The new feature, boringly named Linear Algebra (or LinAlg for short) includes both the features of Cooperative Vector, and the features of Wave Matrix. We’ve worked to align the feature more closely with other APIs (read Vulkan) so that our new feature can someday be used with both Vulkan and DirectX via HLSL (and maybe Metal too if Apple aligns). This will enable WebGPU to use it to implement their proposed Subgroup Matrix feature for browsers on Windows.

Regardless of how you feel about GenAI or LLMs (I’m a skeptic), it is clear that neural networks have more and more useful applications in graphics programming. There’s a lot of excitement about neural networks for texture compression, radiance caching, path tracing, denoising, and upscaling. For all these applications and more it’s super important that HLSL be able to efficiently lower these algorithms so that shader authors can take full advantage of modern GPU hardware.

One thing I’m excited about is the capability of neural networks to approximate complex functions.
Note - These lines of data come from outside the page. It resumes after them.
static int odom_run(lmono_ctx *c, lmono_scan_batch *b, int n_chains, int lead, int first, double *incr_d, double *poses_d, bool want_poses, bool validate = true)
{
    if (!c || !b || !b->registered || lead < 0 || first < 0 || first >= b->n_scans) return LMONO_EINVAL;
    const int n = b->n_scans;
    if (n_chains < 1) n_chains = 1;
    if (n_chains > n - first) n_chains = n - first;
    HIP_TRY(c, hipSetDevice(c->device));
    int rc = ensure_odom_ws(c, b, n_chains);
    if (rc) return rc;
    OdomView o = odom_view(c, b, n_chains, lead, first);
    b->last_chains = n_chains; b->last_lead = lead; b->last_first = first;
    int max_steps = 0;
    for (int ch = 0; ch < n_chains; ch++) {
        int s, e;
        chain_bounds(first, n, n_chains, ch, s, e);
        const int begin = s - lead > 0 ? s - lead : 0;
        const int steps = e - begin - 1;
        max_steps = steps > max_steps ? steps : max_steps;
    }
    hipStream_t st = c->stream;
    if (c->n_sets == 0 || c->sets[c->n_sets - 1].odom) c->ev = c->next_set();
    if (!c->ev) { c->err = "hipEventCreate failed"; return LMONO_ENODEV; }
    c->sets[c->n_sets - 1].odom = true;
    HIP_TRY(c, hipEventRecord(c->ev[8], st));
    const int ninit = n > n_chains ? n : n_chains;
    hipLaunchKernelGGL(k_odom_init, dim3((ninit + 255) / 256), dim3(256), 0, st, o);
    const int tile = c->opt[LMONO_OPT_CORR_TILE];
    if (tile != 3) { rc = ensure_grid(c, b); if (rc) return rc; }
    const int G = odom_groups(c, n_chains);
    if (tile) for (int g = 0; g < G; g++) HIP_TRY(c, hipMemsetAsync(b->wl + g * ((size_t)b->chains_cap * kMaxQueries + 1), 0, sizeof(unsigned int), st));
    EvSet &es = c->sets[c->n_sets - 1];
    int ne = 0;
    if (c->opt[LMONO_OPT_LEAD_SEED] > 0 && n_chains > 2 && lead >= 3 && max_steps > 1 && o.ws) {
        rc = odom_launch_steps(c, b, o, n_chains, 0, 1, G, &es, &ne);
        if (rc) return rc;
        hipLaunchKernelGGL(k_lead_seed_median, dim3((n_chains + 255) / 256), dim3(256), 0, st, o);
        hipLaunchKernelGGL(k_lead_seed_apply, dim3((n_chains + 255) / 256), dim3(256), 0, st, o);
        rc = odom_launch_steps(c, b, o, n_chains, 1, max_steps, G, &es, &ne);
    } else
        rc = odom_launch_steps(c, b, o, n_chains, 0, max_steps, G, &es, &ne);
    if (rc) return rc;
    es.n_kev = ne;
    b->brep = lmono_boundary_report{};
    b->brep.n_chains = n_chains;
    b->resid_h.assign((size_t)n_chains, 0.0); b->rerun_h.assign((size_t)n_chains, 0);
    b->validation_pending = !validate;
    if (validate && o.tol > 0.0 && n_chains > 1) { rc = odom_validate(c, b, o, false, true); if (rc) return rc; }
    if (want_poses) hipLaunchKernelGGL(k_pose_prefix, dim3(1), dim3(64), 0, st, (const double *)b->incr, b->poses, first, n);
    HIP_TRY(c, hipEventRecord(c->ev[9], st));
    rc = check_launch(c, "odometry kernels");
    if (rc) return rc;
    if (incr_d) HIP_TRY(c, hipMemcpyAsync(incr_d, b->incr, sizeof(double) * 7 * n, hipMemcpyDeviceToDevice, st));
    if (poses_d) HIP_TRY(c, hipMemcpyAsync(poses_d, b->poses, sizeof(double) * 7 * (n - first), hipMemcpyDeviceToDevice, st));
    return LMONO_OK;
}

In a few years when matrix multiplication and accumulation hardware trickles down to lower-end GPU parts and proliferates across install bases, function approximation may be a valuable technique for enabling higher fidelity rendering techniques on lower-end hardware at acceptable frame rates.

Parting Thoughts

If you made it this far: congratulations! I’ve droned on a lot and I won’t keep you long here. There are a few key themes I’m pushing for HLSL in 2026 which I’ll state clearly even though they are represented in all the text above.

Cross-platform and Open

The future of HLSL is cross-platform and open. That means open source, it means an open specification with a royalty-free patent and IP policy. It means we will welcome contributions from everyone everywhere.

Quality, Quality, Quality

We cannot sacrifice quality for expediency or flashiness. We’ve been burned time and again by shortcuts and lax quality standards, and that pain spreads to our users. We’ve worked really hard to bring a higher standard of quality to everything we do in HLSL whether that is our compiler implementation, our designs for new features, or our draft language specification. We will continue making those investments in quality, and we will continue to have communities to help keep us honest along the way.

HLSL Exists to Serve Users

The thing that makes HLSL a valuable piece of technology is how widely used it is. We will focus on engaging with our users, responding to their feedback, and prioritizing their concerns. We won’t always give each individual user all the things they want because we do have to take a more wholistic look across our whole user base, but our central motivation must be to empower our users to be productive and to leverage our tools to make their applications the best they can be.